Schirò, G., Woodhouse, J., Weik, M., Schlichting, I., & Shoeman, R. L. (2017). Simple and efficient system for photoconverting light-sensitive proteins in serial crystallography experiments. Journal of Applied Crystallography, 50, 932-939. doi:10.1107/S1600576717006264.


Cite as: http://hdl.handle.net/11858/00-001M-0000-002D-6F6F-A
Abstract
Proteins that change their structure in response to light absorption regulate many functional processes in living cells. Moreover, biotechnological approaches like optogenetics and super-resolution fluorescence microscopy recently triggered the generation of new genetically modified photosensitive proteins. Light-induced structural changes in photosensitive proteins can be studied by time-resolved serial femtosecond crystallography (SFX), an X-ray diffraction technique that allows the determination of macromolecular structures at X-ray free-electron lasers from a large number of nano- to micro-sized crystals.
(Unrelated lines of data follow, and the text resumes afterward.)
template <int CTRL>
__device__ __forceinline__ float dpp_step(float v) {
    return v + __builtin_bit_cast(float, __builtin_amdgcn_update_dpp(0, __builtin_bit_cast(int, v), CTRL, 0xF, 0xF, true));
}
__device__ __forceinline__ float wave_sum_dpp(float v) {
    v = dpp_step<0xB1>(v);
    v = dpp_step<0x4E>(v);
    v = dpp_step<0x141>(v);
    v = dpp_step<0x140>(v);
    const int iv = __builtin_bit_cast(int, v);
    const float r0 = __builtin_bit_cast(float, __builtin_amdgcn_readlane(iv, 0)), r1 = __builtin_bit_cast(float, __builtin_amdgcn_readlane(iv, 16));
    const float r2 = __builtin_bit_cast(float, __builtin_amdgcn_readlane(iv, 32)), r3 = __builtin_bit_cast(float, __builtin_amdgcn_readlane(iv, 48));
    return (r0 + r1) + (r2 + r3);
}

template <int MODE, int NB, int NCH>
__global__ void __launch_bounds__(RG_THREADS, 2)
k_rowgemm(RowGemmArgs A) {
    constexpr int RG_NB = NB, RG_TT = RgShape<NB>::TT, RG_STAGE = RgShape<NB>::STAGE, RG_PIECES = RgShape<NB>::PIECES;
    constexpr int RG_RPW = RgShape<NB>::RPW, RG_BATCH = RgShape<NB>::BATCH;
    extern __shared__ __attribute__((aligned(16))) char smem[];
    const int tid = threadIdx.x, lane = tid & 63, r = lane & 31, h = lane >> 5;
    const int w = __builtin_amdgcn_readfirstlane(tid >> 6);
    float *const red = reinterpret_cast<float *>(smem + 2 * RG_STAGE);
    float *const bias_l = reinterpret_cast<float *>(smem + 2 * RG_STAGE + RG_WAVES * 3 * RG_N * 4);
    uint32_t s0 = A.s0, s1 = A.s1;
    mix_seed_state(A.seed_state, s0, s1);
    const int64_t n_tiles = (A.T + A.tpw - 1) / A.tpw;
    if (tid < RG_N) bias_l[tid] = (MODE == RG_FWD && A.bias) ? A.bias[tid] : 0.f;

    for (int64_t tile = blockIdx.x; tile < n_tiles; tile += gridDim.x) {
        const int64_t tok0 = tile * A.tpw;
        const int n_valid = (int)((A.T - tok0 < A.tpw) ? A.T - tok0 : A.tpw);
        uint32_t goff[RG_PIECES];
        const int row0 = tid >> 4, pc = tid & 15;
#pragma unroll
        for (int j = 0; j < RG_PIECES; ++j) {
            const int row = row0 + 32 * j;
            goff[j] = (uint32_t)((int64_t)(row < n_valid ? row : n_valid - 1) * A.ldx * 2) + 16u * (uint32_t)pc;
        }
        const uint32_t loff0 = (uint32_t)(row0 * (RG_KC * 2) + ((pc ^ (row0 & 15)) << 4));
        const char *const xg = reinterpret_cast<const char *>(A.x + tok0 * A.ldx);
        u32x4 G[3][RG_PIECES];
        unsigned kc = 0;
#define RG_GLOAD(P, ahead)                                                                                                \
    _Pragma("unroll") for (int j = 0; j < RG_PIECES; ++j) G[P][j] =                                                       \
        *reinterpret_cast<const u32x4 *>(xg + goff[j] + (size_t)(kc + (ahead)) * (RG_KC * 2))
#define RG_LSTORE(P, ST)                                                                                                  \
    _Pragma("unroll") for (int j = 0; j < RG_PIECES; ++j)                                                                 \
        *reinterpret_cast<u32x4 *>(smem + (ST) * RG_STAGE + loff0 + j * (32 * RG_KC * 2)) = G[P][j]
        constexpr int WR = 4, NG = 8 * NCH;
        const __bf16 *const wp = A.w + (size_t)w * A.w_tile_stride + lane * 8;
        bf16x8 W[WR];
        const uint32_t brow = (uint32_t)(r * (RG_KC * 2)), bx = (uint32_t)((h ^ (r & 15)) << 4);

        f32x16 acc[RG_NB];
        RG_GLOAD(0, 0);
        if constexpr (NCH > 1) { RG_GLOAD(1, 1); }
        if constexpr (NCH > 2) { RG_GLOAD(2, 2); }
#pragma unroll
        for (int g = 0; g < WR; ++g) W[g] = *reinterpret_cast<const bf16x8 *>(wp + (size_t)g * 512);
        lds_barrier();
#pragma unroll
        for (int b = 0; b < RG_NB; ++b) acc[b] = bias_tile(bias_l, 32 * w, h);
        RG_LSTORE(0, 0);
        lds_barrier();

        const bool norm = A.gamma != nullptr;
        const float4 gm = norm ? reinterpret_cast<const float4 *>(A.gamma)[lane] : make_float4(0.f, 0.f, 0.f, 0.f);
        auto row_tok = [&](int row) -> int64_t { return tok0 + (row < n_valid ? row : n_valid - 1); };
        constexpr bool PIPE = NB <= 3;
        constexpr int BB = RG_BATCH / 2, NBB = RG_RPW / BB;
        static_assert(RG_RPW % BB == 0, "backward batches");
        float4 fv[MODE == RG_FWD ? RG_RPW : 1];
        float4 bx0[2][MODE == RG_BWD ? BB : 1], bg0[2][MODE == RG_BWD ? BB : 1];
        float bmu[2][MODE == RG_BWD ? BB : 1], brs[2][MODE == RG_BWD ? BB : 1];
        auto bwd_load = [&](int k, auto parity) {
            constexpr int P = decltype(parity)::value;
#pragma unroll
            for (int j = 0; j < BB; ++j) {
                const int64_t tok = row_tok(w + RG_WAVES * (k * BB + j));
                bx0[P][j] = reinterpret_cast<const float4 *>(A.res + tok * A.res_rs)[lane];
                bmu[P][j] = A.mean[tok];
                brs[P][j] = A.rstd[tok];
                bg0[P][j] = make_float4(0.f, 0.f, 0.f, 0.f);
                if (A.g_x) {
                    if (A.g_x_period == 1) bg0[P][j] = reinterpret_cast<const float4 *>(A.g_x + tok * RG_N)[lane];
                    else if (tok % A.g_x_period == 0) bg0[P][j] = reinterpret_cast<const float4 *>(A.g_x + (tok / A.g_x_period) * RG_N)[lane];
                }
            }
        };
        auto fwd_load = [&](auto lo_c, auto hi_c) {
#pragma unroll
            for (int j = decltype(lo_c)::value; j < decltype(hi_c)::value; ++j)
                fv[j] = reinterpret_cast<const float4 *>(A.res + row_tok(w + RG_WAVES * j) * A.res_rs)[lane];
        };
        using I0 = std::integral_constant<int, 0>;
        using IB = std::integral_constant<int, RG_BATCH>;
        using IR = std::integral_constant<int, RG_RPW>;
#define RG_FRAG(st, s_) \
    *reinterpret_cast<const bf16x8 *>((st) + brow + ((32u * ((s_) / RG_NB)) ^ bx) + ((s_) % RG_NB) * (32 * RG_KC * 2))
#define RG_CHUNK(c)                                                                                                        \
    if constexpr ((c) < NCH) {                                                                                             \
        if constexpr ((c) == NCH - 1 && PIPE) {        \
            if (MODE == RG_FWD) fwd_load(I0{}, IB{});                                                                      \
            else bwd_load(0, I0{});                                                                                        \
        }                                                                                                                  \
        if constexpr ((c) + 3 < NCH) { RG_GLOAD((c) % 3, 3); }                                                             \
        const char *const st = smem + ((c) & 1) * RG_STAGE;                                                                \
        constexpr int PRE = 3, NS = 8 * RG_NB;     \
        bf16x8 q[PRE];                                                                                                     \
        _Pragma("unroll") for (int s_ = 0; s_ < PRE; ++s_) q[s_] = RG_FRAG(st, s_);                                        \
        _Pragma("unroll") for (int s_ = 0; s_ < NS; ++s_) {                                                                \
            __builtin_amdgcn_sched_barrier(0);                                                                             \
            const int ks = s_ / RG_NB, b = s_ % RG_NB, g = 8 * (c) + ks;                                                   \
            acc[b] = mfma(W[g % WR], q[s_ % PRE], acc[b]);                                                                 \
            if (s_ + PRE < NS) q[s_ % PRE] = RG_FRAG(st, s_ + PRE);                                                        \
            if (b == RG_NB - 1 && g + WR < NG) W[g % WR] = *reinterpret_cast<const bf16x8 *>(wp + (size_t)(kc * 8 + ks + WR) * 512); \
        }                                                                                                                  \
        __builtin_amdgcn_sched_barrier(0);                                                                                 \
        if constexpr ((c) + 1 < NCH) { RG_LSTORE(((c) + 1) % 3, ((c) + 1) & 1); }                                          \
        kc += 1;                                                                                                           \
        asm volatile("" : "+s"(kc));                                                                                       \
        lds_barrier();                                                                                                     \
    }
        RG_CHUNK(0) RG_CHUNK(1) RG_CHUNK(2) RG_CHUNK(3) RG_CHUNK(4) RG_CHUNK(5) RG_CHUNK(6) RG_CHUNK(7)
#undef RG_CHUNK
#undef RG_FRAG
#undef RG_GLOAD
#undef RG_LSTORE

This article describes a simple and efficient system for converting photosensitive proteins into light-induced semi-stationary states by inline laser illumination prior to sample injection with a gas-focused liquid jet and subsequent optical pump–X-ray probe exposure. The simple setup of this device makes it suitable for integration into other liquid injectors (like electro-spinning and electro-kinetic injectors) and potentially also in high-viscosity extruders, provided that embedding microcrystals in viscous media does not alter protein photophysical properties. The functioning of the device is demonstrated with an example of a photoswitchable fluorescent protein pre-illuminated (photoactivated) for time-resolved SFX experiments. The device can be easily adapted for the conversion in time-resolved SFX experiments of other microcrystalline proteins, such as photosystems, phytochromes and rhodopsins.